Miro por la ventana, afuera ha comenzado a nevar y mientras el paisaje se cubre de blanco yo me abrazo a la calidez de mi esposa. Así me gusta despertar, ella está desnuda entre mis brazos, nada se interpone entre nosotros, cubro con mi cuerpo toda la suavidad de su piel, quiero abrigar hasta su sombra, que no quede ni un ápice de su cuerpo fuera de mi cobijo.
Aún sumida en ese profundo sueño ella busca mi calor, encajamos perfectamente, como dos piezas de un intrincado rompecabezas. Ella me completa, es mi otra mitad, mi todo. Mi razón de vivir.
Marguerite encaja su trasero en mi ingle y todo en mí se tensa. Joder, en un nanosegundo estoy duro como el acero, justo ahí, en donde mi miembro clama por su atención, pero tengo que contenerme. He estado planeando esto durante algunos días, quiero hacerlo especial por ella, para ella.
Maldición, todo mi ser protesta cuando me separo de su espalda, ella también reniega entre sueños, mi florecita se puede convertir en toda una leona y si a eso le sumamos que con tantas hormonas circulando por su cuerpo se ha transformado en una bomba de tiempo, algo parecido a un bote de refresco revuelto y a punto de estallar; sin embargo, así loca y cascarrabias, no la cambiaría por nadie en este mundo.

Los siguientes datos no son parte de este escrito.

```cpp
kpd_status launch_proj_chain(const ProjPair &p, hipStream_t st) {
    const int slots = std::max(p.n_slots[0], p.n_slots[1]);
    if (poison_level() >= 1) KPD_TRY(poison_lds(st));
    if (slots == 0) return KPD_OK;
    for (int nt = 0; nt < 2; ++nt)
        for (int s = 0; s < p.n_slots[nt]; ++s)
            KPD_REQUIRE(p.nt[nt].chain[s] && p.nt[nt].wcol[s], KPD_ERR_STATE, "projection slot %d not packed", s);
    KPD_TRY(ensure_dynamic_lds(reinterpret_cast<const void *>(k_proj_ws), WS_LDS_BYTES));
    const int target = cu_count();
    ProjWs q;
    q.p = p;
    int units = 0, tl[2];
    for (int nt = 0; nt < 2; ++nt) {
        tl[nt] = p.n_slots[nt] ? cdiv(p.nt[nt].n, WS_TILE) : 0;
        units += 2 * p.n_slots[nt] * tl[nt];
    }
    if (units == 0) return KPD_OK;
    int blocks[2];
    for (q.tpb = std::max(1, cdiv(units, target));; ++q.tpb) {
        for (int nt = 0; nt < 2; ++nt) {
            q.bpc[nt] = std::max(1, cdiv(tl[nt], q.tpb));
            blocks[nt] = tl[nt] ? 2 * p.n_slots[nt] * q.bpc[nt] : 0;
        }
        if (blocks[0] + blocks[1] <= target || q.tpb >= std::max(tl[0], tl[1])) break;
    }
    q.blocks0 = blocks[0];
    if (p.gemm_mode == 1) {
        KPD_REQUIRE(!p.skip_if, KPD_ERR_INVALID, "projection launch: skip_if is served by the exact mode only");
        for (int nt = 0; nt < 2; ++nt)
            for (int s = 0; s < p.n_slots[nt]; ++s)
                KPD_REQUIRE(p.nt[nt].chain_h[s], KPD_ERR_STATE, "projection slot %d has no f16 planes (f16x2 mode)", s);
        KPD_TRY(ensure_dynamic_lds(reinterpret_cast<const void *>(k_proj_ws_h), WS_LDS_BYTES));
        hipLaunchKernelGGL(k_proj_ws_h, dim3(blocks[0] + blocks[1]), dim3(512), WS_LDS_BYTES, st, q);
        KPD_LAUNCH_CHECK();
        return KPD_OK;
    }
    hipLaunchKernelGGL(k_proj_ws, dim3(blocks[0] + blocks[1]), dim3(512), WS_LDS_BYTES, st, q);
    KPD_LAUNCH_CHECK();
    return KPD_OK;
}

}
```

keypoint-diffusion_amd/csrc/egnn_kernels.h:

```cpp
#pragma once
#include "engine.h"

namespace kpd {

constexpr int NSLOT = 8;
constexpr int ATT_BIAS_AT = 260;
constexpr int BIAS_K = 260;
constexpr int ET_LL = 0, ET_KL = 1, ET_LK = 2, ET_KK = 3;
constexpr int NT_LIG = 0, NT_KP = 1;

constexpr int EDGE_LDS_BYTES = TM * SA * 4 + (TM * 2 + TM + 3 * TM + TM + 3 * TM + 4 * HS + 8 + TM) * 4;
constexpr int EDGE_H_LDS_BYTES = 64 * 280 * 2 * 2 + (TM * 2 + TM + 3 * TM + TM + 3 * TM + 2 * HS + 8) * 4 + 2 * 2 * 272 * 2;

struct ProjArgs {
    const float *h;
    int n;
    float *P;
    const float *wp[NSLOT];
    const float *wx[NSLOT];
    const float *bias[NSLOT];
    int slot[NSLOT];
    const float *chain[NSLOT];
    const float *wcol[NSLOT];
    const void *chain_h[NSLOT];
};

struct ProjPair {
    ProjArgs nt[2];
    int tiles0;
    int n_slots[2];
    int slots_per_block;
    int gemm_mode;
    const int *skip_if;
};
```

Tomo un par de cosas que necesito del cajón de la mesita de noche y pongo el iPod a sonar, enseguida la voz de Sia llena el espacio silente. Esto va a ser divertido, muy divertido. El líquido frío resbala por mis manos, me gusta como huele, casi tan bien como ella. Casi es la palabra clave.
Froto de nuevo mis manos hasta que el aceite está tibio así que a lo que sigue. La boca se me hace agua, mi soldado se pone en posición de saludar, está listo para dar batalla entre sus piernas, cruzando las líneas de sus labios. Pero es pronto, aún queda mucho por hacer.

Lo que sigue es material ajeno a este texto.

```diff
@@ -1117,7 +1194,8 @@
     YB_CUDA(cudaLaunchKernelEx(&cfg, conv_preact_kernel<BN, BK, MT>, ta, tb, ty, p, *pre));
     return check_launch("conv_preact_kernel");
   }
-  YB_CUDA(cudaLaunchKernelEx(&cfg, conv_igemm_kernel<BN, BK, MT>, ta, tb, ty, p));
+  if (p.dep_in != nullptr || p.dep_out != nullptr || p.tile_log != nullptr) YB_CUDA(cudaLaunchKernelEx(&cfg, conv_igemm_kernel<BN, BK, MT, true>, ta, tb, ty, p));
+  else YB_CUDA(cudaLaunchKernelEx(&cfg, conv_igemm_kernel<BN, BK, MT, false>, ta, tb, ty, p));
   return check_launch("conv_igemm_kernel");
 }
 
@@ -1126,7 +1204,8 @@
   using Cfg = WideCfg<BK>;
   static bool attr_set = false;
   if (!attr_set) {
-    YB_CUDA(cudaFuncSetAttribute(conv_wide_kernel<BK>, cudaFuncAttributeMaxDynamicSharedMemorySize, Cfg::kSmemBytes));
+    YB_CUDA(cudaFuncSetAttribute(conv_wide_kernel<BK, false>, cudaFuncAttributeMaxDynamicSharedMemorySize, Cfg::kSmemBytes));
+    YB_CUDA(cudaFuncSetAttribute(conv_wide_kernel<BK, true>, cudaFuncAttributeMaxDynamicSharedMemorySize, Cfg::kSmemBytes));
     attr_set = true;
   }
   cudaLaunchConfig_t cfg;
@@ -1134,7 +1213,7 @@
   cudaLaunchAttribute attr[1];
   int nattr = 0;
   static const int use_pdl = getenv("YB_PDL") ? atoi(getenv("YB_PDL")) : 0;
-  if (use_pdl) {
+  if (use_pdl || p.dep_in != nullptr) {
     attr[nattr].id = cudaLaunchAttributeProgrammaticStreamSerialization;
     attr[nattr].val.programmaticStreamSerializationAllowed = 1;
     ++nattr;
@@ -1144,7 +1223,8 @@
   cfg.dynamicSmemBytes = Cfg::kSmemBytes;
   cfg.stream = stream;
   cfg.attrs = attr; cfg.numAttrs = nattr;
-  YB_CUDA(cudaLaunchKernelEx(&cfg, conv_wide_kernel<BK>, ta, tb, ty, p));
+  if (p.dep_in != nullptr || p.dep_out != nullptr || p.tile_log != nullptr) YB_CUDA(cudaLaunchKernelEx(&cfg, conv_wide_kernel<BK, true>, ta, tb, ty, p));
+  else YB_CUDA(cudaLaunchKernelEx(&cfg, conv_wide_kernel<BK, false>, ta, tb, ty, p));
   return check_launch("conv_wide_kernel");
 }
 
@@ -1310,7 +1390,7 @@
 int conv_igemm_forward(const void* x, const void* w, const float* scale, const float* shift, float slope, void* y, int batch,
                        int height, int width, int cin, int cout, int ksize, int x_ld, long long y_ld, int y_ch_off, int out_mode,
                        int flags, void* workspace, long long workspace_bytes, double* stats, int a_channels, int lo_ch_off,
-                       const float* pre_scale, const float* pre_shift, int pre_relu, cudaStream_t stream) {
+                       const float* pre_scale, const float* pre_shift, int pre_relu, const ConvDeps* deps, cudaStream_t stream) {
   YB_REQUIRE(x && w && scale && shift && y, "conv: null pointer");
   const bool pre = pre_scale != nullptr;
   if (pre) {
@@ -1343,6 +1423,14 @@
   int rc = conv_choose(batch, height, width, cin, cout, ksize, a_channels, out_mode, flags, ws_ok, stats != nullptr, lo_ch_off >= 0, pre, &ch);
   if (rc) return rc;
   YB_REQUIRE(!pre || ch.kernel == kKernelIgemm, "conv_preact: no pre-activation form of kernel %d", ch.kernel);
+  const ConvDeps dep = deps != nullptr ? *deps : ConvDeps{nullptr, 0u, nullptr, nullptr};
+  if (dep.dep_in != nullptr || dep.dep_out != nullptr) {
+    YB_REQUIRE((ch.kernel == kKernelIgemm || ch.kernel == kKernelWide) && !ch.streamk && stats == nullptr && !pre && lo_ch_off < 0 &&
+               a_channels == cin && ((flags >> 24) & 0xF) == 0,
+               "conv: a chained launch needs a whole-tile implicit-GEMM conv without stream-K, statistics, split operands or pre-activation");
+    YB_REQUIRE(dep.dep_in == nullptr || (dep.dep_done != nullptr && dep.dep_target > 0), "conv: dep_in needs dep_done and dep_target > 0");
+    YB_REQUIRE(dep.dep_out == nullptr || (out_mode == 0 && ((flags >> 29) & 1) == 0), "conv: dep_out needs the fp16 NHWC TMA-store output");
+  }
   if (ch.kernel == kKernelC32)
     return conv_c32_forward(x, w, scale, shift, slope, y, batch, height, width, cout, x_ld, y_ld, y_ch_off, (flags >> 4) & 1, flags, stats, stream);
   const int bk = ch.bk, bn = ch.bn, mt = ch.mt, streamk = ch.streamk;
@@ -1375,6 +1463,8 @@
   p.a_wrap = a_channels;
   p.lo_off = lo_ch_off >= 0 ? static_cast<long long>(lo_ch_off - y_ch_off) : 0;
   p.sk_base = 0; p.sk_rem = 0; p.ws = nullptr; p.flags = nullptr;
+  p.dep_in = dep.dep_in; p.dep_target = dep.dep_target; p.dep_out = dep.dep_out; p.dep_done = dep.dep_done;
+  p.tile_log = g_tile_log;
   if (streamk) {
     const long long units = static_cast<long long>(p.m_tiles) * p.n_tiles * p.num_kb;
     YB_REQUIRE(units < (1ll << 31), "conv: stream-K unit count overflows");
diff --git a/yolo2-pytorch_b200/csrc/yb_common.h b/yolo2-pytorch_b200/csrc/yb_common.h
--- a/yolo2-pytorch_b200/csrc/yb_common.h
+++ b/yolo2-pytorch_b200/csrc/yb_common.h
@@ -13,6 +13,12 @@
 int check_launch(const char* what);
 int sm_count();
 int* debug_word_device();
+struct ConvDeps {
+  const unsigned* dep_in;
+  unsigned dep_target;
+  unsigned* dep_out;
+  unsigned* dep_done;
+};
 }
 
 #define YB_REQUIRE(cond, ...)                                   \
```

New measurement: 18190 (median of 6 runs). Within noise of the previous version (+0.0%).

Mi esposa está buenísima, tiene un trasero que me vuelve loco y si por mí fuera, no saldría de la casa nunca, por eso me ocupo de que siempre salga bien satisfecha. En estas semanas su figura ha ido cambiando, algunas veces esos cambios son pequeños e imperceptibles, otras veces ambos nos maravillamos de la gran obra de la naturaleza. Estoy eufórico, extasiado con la buena nueva, sin embargo hay una parte de mí que se entristece. Pienso en lo que pudo haber sido y no pudo ser, en todo aquello que me perdí, que me robaron, que me arrancaron. Mierda, me dan ganas de agarrar algo a patadas y hacerlo trizas, pero de nuevo la visión de mi desnuda esposa arrastra toda la tristeza y se la lleva lejos. Esa es su magia, ella tiene el poder de reconstruir lo que no tiene remedio, yo era un hombre roto hasta que la vida nos puso frente a frente otra vez.
El cerebro me ordena que comience masajeándole la planta de los pies, pero mi lado travieso quiere que vaya directo al grano. ¿Qué puedo hacer? Mi carne es débil, soy un Zorro hambriento y voy por lo que quiero. En cuanto acaricio su pezón derecho ella se remueve y perezosa abre sus hermosos ojos, inmediatamente sonrío como el idiota enamorado que soy.
—Buenos días, amor —me saluda—. ¿De qué se trata esto?
Su boca me llama, sin poder evitarlo me inclino sobre ella, la beso en los labios. El beso es casto, rápido y seco, sin embargo es la promesa de que mucho más está por venir.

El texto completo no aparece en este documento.